The issue is now fairly clear. I think we need to examine this from a standpoint of information theory.
- The input is a string of visible characters, currently represented in 8 bits each.
- The "alphabet" for this string is alphanumeric (26+26+10 symbols), plus about 20 special and reserved characters, 80+ characters total.
- There is no apparent redundancy in the generated string.
There are three main avenues to shortening a representation, taking advantage of
- Frequency of characters (hamming): replace a frequent character with fewer than 8 bits; longer bit strings will then be needed for rare characters.
- Frequency of substrings (compression): replace a frequent substring with a single character.
- Convert to a different base: ideally, len(alphabet).

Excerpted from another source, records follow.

+    cells = (args.height // cell) * (args.width // cell)
+    waves_per_launch = args.frames * ((cells + 63) // 64)
     out = {"kernel": "cape_cell_moments_kernel", "frames_per_launch": args.frames, "width": args.width, "height": args.height,
            "waves_per_launch": waves_per_launch, "simds": args.simds, "rate_ns_per_wave_instruction": RATE_NS,
            "rates_from": "profiles/r02_valu_rates.txt (csrc/microbench/valu_rates.hip on MI355X)", "variants": {}}
-    for variant, symbol in (("f32", "_ZN4cape24cape_cell_moments_kernelILb0EEEvNS_12StageAParamsE"),
-                            ("u16", "_ZN4cape24cape_cell_moments_kernelILb1EEEvNS_12StageAParamsE")):
+    for variant, symbol in (("f32", "_ZN4cape24cape_cell_moments_kernelILb0EEEvNS_12StageAParamsEi"),
+                            ("u16", "_ZN4cape24cape_cell_moments_kernelILb1EEEvNS_12StageAParamsEi")):
         regs = dict(kernel_regions(asm, symbol))
         c = {k: count(v) for k, v in regs.items()}
-        weights = {"first_trip": 1, "rolled_trip": trips - 2, "last_trip": 1}
+        weights = {"prologue": 1, "loop_rows_0_9": cell // 2, "row_10": 1, "loop_rows_11_18": cell // 2 - 2, "tail": 1}
         per_wave = {k: sum(c[r][k] * w for r, w in weights.items()) for k in ("f64", "double_rate", "other", "salu", "lds", "vmem")}
-        tail_static = sum(c["tail"][k] for k in ("f64", "double_rate", "other"))
-        v = {"static_per_wave": {"row_loop": per_wave, "tail_listed": c["tail"], "per_16_pixels_rolled_trip": c["rolled_trip"]}}
-        loop_valu = per_wave["f64"] + per_wave["double_rate"] + per_wave["other"]
-        tail_dyn = None
+        static_valu = per_wave["f64"] + per_wave["double_rate"] + per_wave["other"]
+        v = {"static_per_wave": {"all_rows": per_wave, "per_region": {r: c[r] for r in weights}, "redo_listed_not_run": c["redo_listed"],
+                                 "per_20_pixels_row_trip": c["loop_rows_0_9"]}}
+        valu = static_valu
         if args.pmc:
             for row in csv.DictReader(open(args.pmc)):
                 if ("cell_moments_kernel<false>" if variant == "f32" else "cell_moments_kernel<true>") in row["kernel"] and row["counter"] == "SQ_INSTS_VALU":
                     dyn = float(row["avg_value"])
-                    v["pmc"] = {"SQ_INSTS_VALU_per_launch": dyn, "per_wave": dyn / waves_per_launch, "source": os.path.relpath(args.pmc, ROOT)}
-                    tail_dyn = dyn / waves_per_launch - loop_valu
-        if tail_dyn is None:
-            tail_dyn = 0.5 * tail_static
-            v["tail_note"] = "no PMC pass given: the tail is priced at half its listed instructions"
-        else:
-            v["tail_note"] = ("tail = SQ_INSTS_VALU per wave minus the row loop's static count: its blocks (partial-sum reduce on wave 4, "
-                              "continuity scans on waves 0-3) run on subsets of the workgroup's waves")
-        mix = {k: c["tail"][k] / max(1, tail_static) for k in ("f64", "double_rate", "other")}
-        per_wave_ns = sum(per_wave[k] * RATE_NS[k] for k in RATE_NS) + tail_dyn * sum(mix[k] * RATE_NS[k] for k in RATE_NS)
+                    v["pmc"] = {"SQ_INSTS_VALU_per_launch": dyn, "per_wave": dyn / waves_per_launch, "static_per_wave": static_valu,
+                                "source": os.path.relpath(args.pmc, ROOT)}
+                    valu = dyn / waves_per_launch
+        mix = {k: per_wave[k] / max(1, static_valu) for k in RATE_NS}
+        per_wave_ns = valu * sum(mix[k] * RATE_NS[k] for k in RATE_NS)
         floor_ms = per_wave_ns * waves_per_launch / args.simds * 1e-6
-        f64_ns = per_wave["f64"] * RATE_NS["f64"]
-        v.update({"valu_per_wave": loop_valu + tail_dyn, "tail_valu_per_wave": tail_dyn, "issue_ns_per_wave": per_wave_ns, "floor_ms": floor_ms,
+        f64_ns = valu * mix["f64"] * RATE_NS["f64"]
+        v.update({"valu_per_wave": valu, "issue_ns_per_wave": per_wave_ns, "floor_ms": floor_ms,
                   "f64_rate_share_of_floor": f64_ns / per_wave_ns,
-                  "f64_rate_insts_per_launch": per_wave["f64"] * waves_per_launch,
-                  "other_insts_per_launch": (per_wave["double_rate"] + per_wave["other"] + tail_dyn) * waves_per_launch})
+                  "f64_rate_insts_per_launch": valu * mix["f64"] * waves_per_launch,
+                  "other_insts_per_launch": valu * (1.0 - mix["f64"]) * waves_per_launch})
         out["variants"][variant] = v
-        print(f"{variant}: row loop per wave f64-rate {per_wave['f64']}, double-rate {per_wave['double_rate']}, other {per_wave['other']}; "
-              f"tail {tail_dyn:.0f} (listed {tail_static}); issue floor {floor_ms:.3f} ms per {args.frames} frames "
+        print(f"{variant}: per wave (64 cells) f64-rate {per_wave['f64']}, double-rate {per_wave['double_rate']}, other {per_wave['other']} "
+              f"= {static_valu} listed, {valu:.0f} priced ({valu / 5:.0f} per 80 pixels per lane); issue floor {floor_ms:.3f} ms per {args.frames} frames "
               f"({100 * f64_ns / per_wave_ns:.0f} % of it the f64-rate instructions the reference's operand types dictate)", file=sys.stderr)
     json.dump(out, open(args.out, "w"), indent=1)
     print(args.out)
diff --git a/rgb-d-slam_amd/csrc/cape_api.hip b/rgb-d-slam_amd/csrc/cape_api.hip
--- a/rgb-d-slam_amd/csrc/cape_api.hip
+++ b/rgb-d-slam_amd/csrc/cape_api.hip
@@ -52,6 +52,7 @@
     bool noResume = false;
     int schedule = 0;
     std::string stageA;
+    std::string a1;
     bool growGeneral = false;
     bool pinnedByDma = false;
     int a2WideBatch = 0;
@@ -74,6 +75,8 @@
         return fail(CAPE_ERR_INVALID_ARGUMENT, "CAPE_SCHEDULE must be two or single");
     if (!one_of("CAPE_STAGE_A", {"strips", "bands"}, k.stageA))
         return fail(CAPE_ERR_INVALID_ARGUMENT, "CAPE_STAGE_A must be strips or bands");
+    if (!one_of("CAPE_A1", {"cells", "bands"}, k.a1))
+        return fail(CAPE_ERR_INVALID_ARGUMENT, "CAPE_A1 must be cells or bands");
     if (!one_of("CAPE_GROW", {"general", "fast"}, grow))
         return fail(CAPE_ERR_INVALID_ARGUMENT, "CAPE_GROW must be general or fast");
     k.noResume = k.resume == "off" || std::getenv("CAPE_NO_RESUME");
@@ -397,6 +400,7 @@
     a.sinMerge = sinf(static_cast<float>(18.0f * M_PI / 180.0));
     a.cosMergeA = std::cos(static_cast<double>(18.0f) * M_PI / 180.0);
     a.smallBatchFrames = knobs.a2WideBatch;
+    a.a1Bands = knobs.a1 == "bands" ? 1 : 0;
     a.minZeroPointCount = static_cast<int>(std::floor(static_cast<float>(400) * 0.7f));
 
     cape::StageBParams& b = h->pb;
diff --git a/rgb-d-slam_amd/csrc/cape_cell_acc.h b/rgb-d-slam_amd/csrc/cape_cell_acc.h
--- a/rgb-d-slam_amd/csrc/cape_cell_acc.h
+++ b/rgb-d-slam_amd/csrc/cape_cell_acc.h
@@ -13,6 +13,18 @@
 #ifndef CAPE_A_WAVES
 #define CAPE_A_WAVES 4
 #endif
+
+#ifndef CAPE_A1_CELL_WAVES
+#define CAPE_A1_CELL_WAVES 4
+#endif
+#ifndef CAPE_A1_CELL_THREADS
+#define CAPE_A1_CELL_THREADS 256
+#endif
+#ifndef CAPE_A1_CELL_LOAD_POLICY
+#define CAPE_A1_CELL_LOAD_POLICY 0
+#endif
+constexpr int kThreadsCells = CAPE_A1_CELL_THREADS;
+static_assert(kThreadsCells % 64 == 0 && kThreadsCells >= 64 && kThreadsCells <= 1024, "whole waves");
 
 constexpr int kThreadsA = 320;
 constexpr int kBandThreads = 160;
diff --git a/rgb-d-slam_amd/csrc/cape_cell_moments.hip b/rgb-d-slam_amd/csrc/cape_cell_moments.hip
--- a/rgb-d-slam_amd/csrc/cape_cell_moments.hip
+++ b/rgb-d-slam_amd/csrc/cape_cell_moments.hip
@@ -6,7 +6,7 @@
 
 namespace cape {
 
-template <bool U16> __global__ __launch_bounds__(kThreadsA, CAPE_A_WAVES) void cape_cell_moments_kernel(StageAParams p)
+template <bool U16> __global__ __launch_bounds__(kThreadsA, CAPE_A_WAVES) void cape_cell_moments_bands_kernel(StageAParams p)
 {
     __shared__ double s_part[kThreadsA * kPartStride];
     __shared__ float s_row[64 * kCell];
@@ -259,13 +259,218 @@
     p.cell_aux[gcell] = aux;
 }
 
+template <bool U16> __global__ __launch_bounds__(kThreadsCells, CAPE_A1_CELL_WAVES) void cape_cell_moments_kernel(StageAParams p, int nWaves)
+{
+    const int gw = __builtin_amdgcn_readfirstlane((int)(blockIdx.x * (kThreadsCells / 64) + (threadIdx.x >> 6)));
+    if (gw >= nWaves)
+        return;
+    const int wavesPerFrame = (p.cells + 63) >> 6;
+    const int frame = gw / wavesPerFrame;
+    const int w = gw - frame * wavesPerFrame;
+    const int cell = w * 64 + (int)(threadIdx.x & 63);
+    if (cell >= p.cells)
+        return;
+    const int cellRow = cell / p.hCells;
+    const int cellCol = cell - cellRow * p.hCells;
+    const size_t frameOff = (size_t)frame * p.W * p.H;
+
+    PxAcc A;
+#pragma unroll
+    for (int k = 0; k < 9; ++k)
+        A.S[k] = 0.0;
+    A.n = 0;
+    A.zminBits1 = 0xFFFFFFFFu;
+    A.zmaxBits = 0u;
+
+    double a[kCell];
+    {
+        const double2* ap = reinterpret_cast<const double2*>(p.acol + cellCol * kCell);
+#pragma unroll
+        for (int k = 0; k < kCell / 2; ++k)
+        {
+            const double2 v = ap[k];
+            a[2 * k] = v.x;
+            a[2 * k + 1] = v.y;
+        }
+    }
+    auto acc_piece = [&](const float4& v, int j, double b) { acc_f4(v, a[4 * j], a[4 * j + 1], a[4 * j + 2], a[4 * j + 3], b, A); };
+
+    constexpr uint32_t kPixBytes = U16 ? 2 : 4;
+    const uint32_t pixByteOff = ((uint32_t)(cellRow * kCell) * (uint32_t)p.W + (uint32_t)(cellCol * kCell)) * kPixBytes;
+    const uint32_t browByteOff = (uint32_t)(cellRow * kCell) * 8u;
+    const uint32_t rowBytes = (uint32_t)p.W * kPixBytes;
+    const float scale16 = p.u16_scale;
+    auto uniform_ptr = [](const void* q) {
+        const uint64_t u = reinterpret_cast<uint64_t>(q);
+        const uint32_t lo = __builtin_amdgcn_readfirstlane((uint32_t)u), hi = __builtin_amdgcn_readfirstlane((uint32_t)(u >> 32));
+        return reinterpret_cast<void*>(((uint64_t)hi << 32) | lo);
+    };
+    const void* frameBase = U16 ? (const void*)(p.depth_u16 + frameOff) : (const void*)(p.depth + frameOff);
+    const __amdgpu_buffer_rsrc_t frameRsrc =
+        __builtin_amdgcn_make_buffer_rsrc(uniform_ptr(frameBase), 0, (int)((uint32_t)p.H * rowBytes), 0x00020000);
+    const __amdgpu_buffer_rsrc_t browRsrc = __builtin_amdgcn_make_buffer_rsrc(uniform_ptr(p.brow), 0, p.H * 8, 0x00020000);
+    auto brow_at = [&](int r) {
+        typedef uint32_t u32x2 __attribute__((ext_vector_type(2)));
+        const u32x2 v = __builtin_amdgcn_raw_buffer_load_b64(browRsrc, browByteOff, r * 8, 0);
+        return __hiloint2double((int)v.y, (int)v.x);
+    };
+
+    using Raw = typename std::conditional<U16, ushort4, float4>::type;
+    constexpr int kQuads = kCell / 4;
+    static_assert(kCell == 20, "five float4 per row, pixel column 10 = .z of piece 2");
+    auto load_piece = [&](int r, int j) -> Raw {
+        const int rowOff = r * (int)rowBytes;
+        if constexpr (U16)
+        {
+            typedef uint32_t u32x2 __attribute__((ext_vector_type(2)));
+            const u32x2 v = __builtin_amdgcn_raw_buffer_load_b64(frameRsrc, pixByteOff, rowOff + 8 * j, CAPE_A1_CELL_LOAD_POLICY);
+            return make_ushort4((unsigned short)(v.x & 0xFFFFu), (unsigned short)(v.x >> 16), (unsigned short)(v.y & 0xFFFFu), (unsigned short)(v.y >> 16));
+        }
+        else
+        {
+            typedef uint32_t u32x4 __attribute__((ext_vector_type(4)));
+            const u32x4 v = __builtin_amdgcn_raw_buffer_load_b128(frameRsrc, pixByteOff, rowOff + 16 * j, CAPE_A1_CELL_LOAD_POLICY);
+            return make_float4(__uint_as_float(v.x), __uint_as_float(v.y), __uint_as_float(v.z), __uint_as_float(v.w));
+        }
+    };
+    auto to_f4 = [&](const Raw& rw) {
+        if constexpr (U16)
+            return make_float4((float)rw.x * scale16, (float)rw.y * scale16, (float)rw.z * scale16, (float)rw.w * scale16);
+        else
+            return rw;
+    };
+
+    auto scan_step = [](float z, float& last, bool& continuous, bool counts) {
+        const float before = last;
+        bool unsure = false;
+        bool pass = is_continuous_flat_f32(z, last, unsure);
+        if (__any(unsure & counts))
+        {
+            last = before;
+            pass = is_continuous_flat(z, last);
+        }
+        continuous &= pass | !counts;
+    };
+    bool continuous = true;
+    auto my_cell = [&]() {
+        uint32_t lane = __builtin_amdgcn_mbcnt_hi(~0u, __builtin_amdgcn_mbcnt_lo(~0u, 0u));
+        asm volatile("" : "+v"(lane));
+        return ((size_t)frame * p.cells + (size_t)(w * 64)) + lane;
+    };
+
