@@ -2306,7 +2411,37 @@
     if (!wide_jobs.empty()) ASR_TRY(rg_batch_run(ctx, wide_jobs.data(), (int)wide_jobs.size(), seg, 54));
     return ASR_HIP_OK;
 }
-static int rg_batch_run_ranked(asr_hip_context* ctx, const asr_row_group_job* jobs, int n, i64 seg, bool* done) {
+static int rs_sort_pairs(asr_hip_context* ctx, Arena& arena, const unsigned* kin, unsigned* kout, const int32_t* vin,
+                         int32_t* vout, i64 n, int end_bit) {
+    if (n <= 0) return ASR_HIP_OK;
+    const int passes = std::max(1, (end_bit + 7) / 8);
+    const int ntiles = (int)((n + RS_TILE - 1) / RS_TILE);
+    const size_t table = (size_t)RS_DIGITS * ntiles;
+    int* counts = arena_alloc<int>(arena, table);
+    int* offs = arena_alloc<int>(arena, table);
+    unsigned* ktmp = passes > 1 ? arena_alloc<unsigned>(arena, n) : nullptr;
+    int32_t* vtmp = passes > 1 ? arena_alloc<int32_t>(arena, n) : nullptr;
+    size_t tb = 0;
+    ASR_HIP_CHECK(ctx, rocprim::exclusive_scan(nullptr, tb, counts, offs, 0, table, rocprim::plus<int>(), ctx->stream));
+    void* tmp = arena.alloc(tb ? tb : 256);
+    if (!counts || !offs || !tmp || (passes > 1 && (!ktmp || !vtmp))) ASR_FAIL(ctx, ASR_HIP_EHIP, "arena allocation failed");
+    const unsigned* ksrc = kin;
+    const int32_t* vsrc = vin;
+    for (int p = 0; p < passes; ++p) {
+        const bool to_out = (passes - 1 - p) % 2 == 0;
+        unsigned* kdst = p == passes - 1 ? nullptr : (to_out ? kout : ktmp);
+        int32_t* vdst = to_out ? vout : vtmp;
+        k_rs_hist<<<ntiles, BLK, 0, ctx->stream>>>(ksrc, n, 8 * p, ntiles, counts);
+        ASR_CHECK_LAUNCH(ctx);
+        ASR_HIP_CHECK(ctx, rocprim::exclusive_scan(tmp, tb, counts, offs, 0, table, rocprim::plus<int>(), ctx->stream));
+        k_rs_scatter<<<ntiles, BLK, 0, ctx->stream>>>(ksrc, vsrc, n, 8 * p, ntiles, offs, kdst, vdst);
+        ASR_CHECK_LAUNCH(ctx);
+        ksrc = kdst;
+        vsrc = vdst;
+    }
+    return ASR_HIP_OK;
+}
+static int rg_batch_run_ranked(asr_hip_context* ctx, asr_row_group_job* jobs, int n, i64 seg, bool* done) {
     *done = false;
     ASR_TRY(ensure_flags(ctx));
     RowGroupBatch b;
@@ -2358,7 +2493,10 @@
     const int rank_bits = bits_for(std::max(host[2], 2));
     k_rg_keys_ranked<<<grid_for(total, BLK), BLK, 0, ctx->stream>>>(b, seg, masks, t, keys, ids, rank_bits);
     ASR_CHECK_LAUNCH(ctx);
-    ASR_TRY((sort_pairs<unsigned, int32_t>(ctx, ctx->scratch, keys, keys_s, ids, ids_s, total, 4 + 6 + rank_bits)));
+    if (ctx->opt.row_sort)
+        ASR_TRY(rs_sort_pairs(ctx, ctx->scratch, keys, keys_s, ids, ids_s, total, 4 + 6 + rank_bits));
+    else
+        ASR_TRY((sort_pairs<unsigned, int32_t>(ctx, ctx->scratch, keys, keys_s, ids, ids_s, total, 4 + 6 + rank_bits)));
     const int lpt = ctx->opt.row_lpt != 0;
     if (lpt) {
         k_rg_chunk_keys<<<grid_for(nc * 64, BLK), BLK, 0, ctx->stream>>>(b, seg, ids_s, masks, ckey, cid);
@@ -2367,6 +2505,8 @@
     }
     k_rg_apply<<<grid_for(total, BLK), BLK, 0, ctx->stream>>>(b, ids_s, cid_s, lpt);
     ASR_CHECK_LAUNCH(ctx);
+    for (int j = 0, t = 0; j < n; ++j)
+        if (jobs[j].v > 0) jobs[j].masks = masks + b.base[t++];
     *done = true;
     return ASR_HIP_OK;
 }
@@ -2544,7 +2684,8 @@
 }
 
 static int sort_points(asr_hip_context* ctx, const asr_octree_frame* frame, const float* pts, i64 n, int lsort,
-                       RadiusState& st, Arena* keep, bool want_rank, const float* radii, bool keep_all = false) {
+                       RadiusState& st, Arena* keep, bool want_rank, const float* radii, bool keep_all = false,
+                       float finest_scale = 0.f, int finest_cap = 0) {
     st.frame = *frame;
     st.n = n;
     st.lsort = lsort;
@@ -2566,8 +2707,15 @@
     if (!codes_u || !codes || !ids_u || !ids || !st.sorted || (want_rank && !st.rank) || (radii && !st.srad))
         ASR_FAIL(ctx, ASR_HIP_EHIP, "arena allocation failed");
     if (n > 0) {
-        k_point_codes<<<grid_for(n, BLK), BLK, 0, ctx->stream>>>(*frame, pts, n, codes_u, ids_u, ctx->d_flags);
+        const bool finest = radii && finest_scale > 0.f;
+        k_point_codes<<<grid_for(n, BLK), BLK, 0, ctx->stream>>>(*frame, pts, n, codes_u, ids_u, ctx->d_flags,
+                                                                 finest ? radii : nullptr, finest_scale, finest_cap);
         ASR_CHECK_LAUNCH(ctx);
+        if (finest) {
+            int host[16];
+            ASR_TRY(read_flags(ctx, host));
+            st.lsort = lsort = std::max(lsort, std::min(ASR_MAX_LEVEL, host[8] + 1));
+        }
         ASR_TRY((sort_pairs<u64, int32_t>(ctx, ctx->scratch, codes_u, codes, ids_u, ids, n, 63,
                                           3 * (ASR_MAX_LEVEL - std::max(lsort, 1)))));
         k_gather_points<<<grid_for(n, BLK), BLK, 0, ctx->stream>>>(pts, ids, n, st.sorted, st.rank, radii, st.srad);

The first two methods can lengthen the resulting string, as they require starting with a translation table. Also, since your strings appear to be taken from a uniform random distribution, there will be no redundancy or commonality to leverage. When the Shannon entropy is at or near the maximum over the input tokens, there is nothing to be gained in those methods.
This leaves us base conversion. We're using 8 bits -- 256 combinations -- to represent an alphabet of only 82 characters. A simple base conversion will save about 20%; the ratio is log(82) / log(256). If you want a cheap conversion, simply map into a 7-bit representation, a saving of 12.5%
Very simply, define a symbol ordinality on your character set, such as
0123456789ABCDEFGH...YZabcd...yz:/?#[]()@!$%&'*+,;=% (81 chars)
Now, compute the numerical equivalent of a given string, just as if you were hand-coding a conversion from a decimal or hex string. The resulting large integer is the compressed value. Write it out in bytes, or chop it into 32-bit integers, or whatever fits your intermediate storage medium.